B. Evaluation Results
Table IV shows the quality, energy, and area results for the combined GB and ED accelerator. We find the image quality and average absolute error is markedly better when using regeneration or synchronizers between image processing kernels than the results generated by the design without correlation manipulating circuits. In terms of energy, our synchronizerbased design improves total accelerator energy consumption by 24% over the design using regeneration. We also find the average absolute error difference between the design using regeneration versus our new design is negligible.

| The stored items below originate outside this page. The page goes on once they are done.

__global__ __launch_bounds__(256) void k_gcap_assemble(pq_lowrank lr, pq_problem pb, pq_gcap gc, pq_settings s,
                                                       const double* band, int64_t ldo, int r0, const double* pc,
                                                       int64_t ldpc, const double* cc) {
  __shared__ int s_w[CU_MAX];
  __shared__ double s_sr[CMGW];
  const int grp = blockIdx.x;
  const int d0 = gc.gdates[grp];
  const int U = gc.ucnt[grp], mg = pb.mg, k_ld = gc.k_ld;
  const int t = threadIdx.x, w = wave_id(), l = lane_id();
  for (int u = t; u < U; u += 256) s_w[u] = gc.urows[(int64_t)grp * gc.umax + u] - r0;
  const GConst g = gconst(lr, pb, s, d0, gc.grho[grp]);
  if (t < mg) s_sr[t] = sqrt(row_rho(pb.lg[t], pb.ug[t], g.rho, s));
  __syncthreads();
  const double a1 = g.c / g.d, a2 = g.sqc / g.d;
  double* M = gc.M + (int64_t)grp * gc.M_stride;
  for (int i = w; i < k_ld; i += 4) {
    const int jend = (i / TB + 1) * TB;
    const bool icg = i >= U && i < U + mg;
    for (int j = l; j < jend; j += 64) {
      double v = (i == j) ? 1.0 : 0.0;
      const bool jcg = j >= U && j < U + mg;
      if (i < U && j < U) v += a1 * band_at(band, ldo, s_w[i], s_w[j]);
      else if (icg && j < U) v += a2 * s_sr[i - U] * pc[(int64_t)s_w[j] * ldpc + (i - U)];
      else if (i < U && jcg) v += a2 * s_sr[j - U] * pc[(int64_t)s_w[i] * ldpc + (j - U)];
      else if (icg && jcg) v += s_sr[i - U] * s_sr[j - U] / g.d * cc[(i - U) * mg + (j - U)];
      M[(int64_t)i * k_ld + j] = v;
    }
  }
}

__device__ __forceinline__ void wave_lds_sync() {
  __builtin_amdgcn_fence(__ATOMIC_RELEASE, "wavefront");
  __builtin_amdgcn_wave_barrier();
  __builtin_amdgcn_fence(__ATOMIC_ACQUIRE, "wavefront");
}
__device__ __forceinline__ void c_transpose(const double (&X)[4], double (&Xt)[4], double* tile) {
  const int l = lane_id(), cc = l & 15, g4 = l >> 4;
#pragma unroll
  for (int q = 0; q < 4; ++q) tile[(g4 + 4 * q) * 17 + cc] = X[q];
  wave_lds_sync();
#pragma unroll
  for (int q = 0; q < 4; ++q) Xt[q] = tile[cc * 17 + g4 + 4 * q];
  wave_lds_sync();
}
__device__ __forceinline__ f64x4 c_xty(const double (&X)[4], const double (&Y)[4], f64x4 acc) {
#pragma unroll
  for (int q = 0; q < 4; ++q) acc = __builtin_amdgcn_mfma_f64_16x16x4f64(X[q], Y[q], acc, 0, 0, 0);
  return acc;
}
template <typename HF>
// ... 1086 lines not shown

static int gcap_check(const pq_lowrank* lr, const pq_problem* pb, const pq_gcap* gc, const char* who) {
  PQ_CHECK_ARG(lr && pb && gc, "%s: null argument", who);
  PQ_CHECK_ARG(gc->gdates && gc->urows && gc->ucnt && gc->uoff && gc->gidx && gc->grho && gc->ngroups > 0,
               "%s: group plan missing", who);
  PQ_CHECK_ARG(gc->umax > 0 && gc->umax <= pq::CU_MAX, "%s: umax must be in (0, %d]", who, pq::CU_MAX);
  PQ_CHECK_ARG(pb->mg >= 0 && pb->mg <= pq::CMGW && pb->Cg_stride == 0 && pb->g_stride == 0,
               "%s: needs shared general rows, mg <= %d", who, pq::CMGW);
  PQ_CHECK_ARG(gc->k_ld % 64 == 0 && gc->k_ld >= 64 && gc->k_ld <= 384,
               "%s: need 64 <= k_ld <= 384, a multiple of 64 (k_ld=%d)", who, gc->k_ld);
  PQ_CHECK_ARG(gc->gmax >= 0 && gc->gmax <= pq::CG_MAX * 2, "%s: gmax must be in [0, %d] (gmax=%d)", who,
               pq::CG_MAX * 2, gc->gmax);
  return 0;
}

static int gcap_nb(const pq_gcap* gc) { return gc->gmax > pq::CG_MAX ? 2 : 1; }

extern "C" int pq_gcap_assemble(const pq_lowrank* lr, const pq_problem* pb, const pq_gcap* gc,
                                const pq_settings* s, const double* band, int64_t ldo, int32_t r0,
                                const double* pc, int64_t ldpc, const double* cc, void* stream) {
  if (gcap_check(lr, pb, gc, "pq_gcap_assemble")) return -1;
  PQ_CHECK_ARG(s && band && gc->M, "pq_gcap_assemble: null argument");
  PQ_CHECK_ARG(pb->mg == 0 || (pc && cc), "pq_gcap_assemble: general rows need pc and cc");
  hipLaunchKernelGGL(pq::k_gcap_assemble, dim3(gc->ngroups), dim3(256), 0, (hipStream_t)stream, *lr, *pb, *gc, *s,
                     band, ldo, r0, pc, ldpc, cc);
  PQ_CHECK_LAUNCH("pq_gcap_assemble");
  return 0;
}
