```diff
@@ -565,8 +630,8 @@
     }
     if (h->smem_optin >= B2048_TABLES_BYTES) {
 #define B2_SET(A, TR)                                                                                                       \
-    B2_CUDA(cudaFuncSetAttribute(step_fast_kernel<A, TR, false>, cudaFuncAttributeMaxDynamicSharedMemorySize, B2048_TABLES_BYTES)); \
-    B2_CUDA(cudaFuncSetAttribute(step_fast_kernel<A, TR, true>, cudaFuncAttributeMaxDynamicSharedMemorySize, B2048_TABLES_BYTES))
+    B2_CUDA(cudaFuncSetAttribute(step_fast_kernel<A, TR>, cudaFuncAttributeMaxDynamicSharedMemorySize, B2048_TABLES_BYTES)); \
+    B2_CUDA(cudaFuncSetAttribute(step_pair_kernel<A, TR>, cudaFuncAttributeMaxDynamicSharedMemorySize, B2048_TABLES_BYTES))
         B2_SET(B2048_ACT_BUFFER, true); B2_SET(B2048_ACT_BUFFER, false);
         B2_SET(B2048_ACT_RANDOM_LEGAL, true); B2_SET(B2048_ACT_RANDOM_LEGAL, false);
         B2_SET(B2048_ACT_RANDOM_ANY, true); B2_SET(B2048_ACT_RANDOM_ANY, false);
```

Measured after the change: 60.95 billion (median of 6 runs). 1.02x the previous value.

We also compare the overheads of synchronizer circuits and regeneration. To do this, we tabulate the power break down for S/D converters, D/S converters, compute kernels, RNGs, and synchronizers. We then aggregate the costs associated only with correlation manipulation. The two designs require different numbers of S/D and S/D converters, and synchronizers to accomplish the same task; in this case, our synchronizerbased design requires 2× more synchronizers than the number of S/D and D/S converters used by regeneration. This is because synchronizers only induce correlation between two SNs while using regeneration induces correlation between all SNs. Fortunately, for many applications like the ED kernel, it is sufficient to induce correlation between pairs of SNs. As a result, we find that the overhead of correlation manipulation using synchronizers is 3.0× more energy efficient than when using regeneration.
V. RELATED WORK
We are not the first to exploit correlation manipulating circuits to improve the fidelity of SC computation. Ting and Hayes [10] introduce an algorithm for placing isolator circuits to decorrelate SNs. However, isolators are limited in that they only shift bits by a fixed offset and do not scramble relative bit order; our decorrelator can scramble bit order across larger segments of the SN. Tehrani et al. [11] , [14] propose edge memories and tracking forecast memories (TFM) for improving SN correlation in low-density parity-check (LDPC) decoding. Since TFMs were designed specifically for LDPC decoding, they do not generalize as well as our new decorrelator design; TFMs are also larger since portions of the TFM require binary-encoded arithmetic. Finally, Parhi et al. [15] propose a technique for synthesizing correlated and uncorrelated SNs but do not propose generic correlation manipulating circuits. VI. CONCLUSIONS This paper presents a new set of correlation manipulating circuits -a synchronizer, desynchronizer, and decorrelator -for managing correlation between SNs. We propose improved SC maximum, minimum, and saturating adder designs based on our correlation manipulating circuits, and show that they are smaller, more accurate, and lower power than previous designs. Finally, we show how using correlation manipulating circuits can improve the accuracy of SC computations and are more energy efficient than using existing correlation manipulation techniques in the context of an image processing pipeline.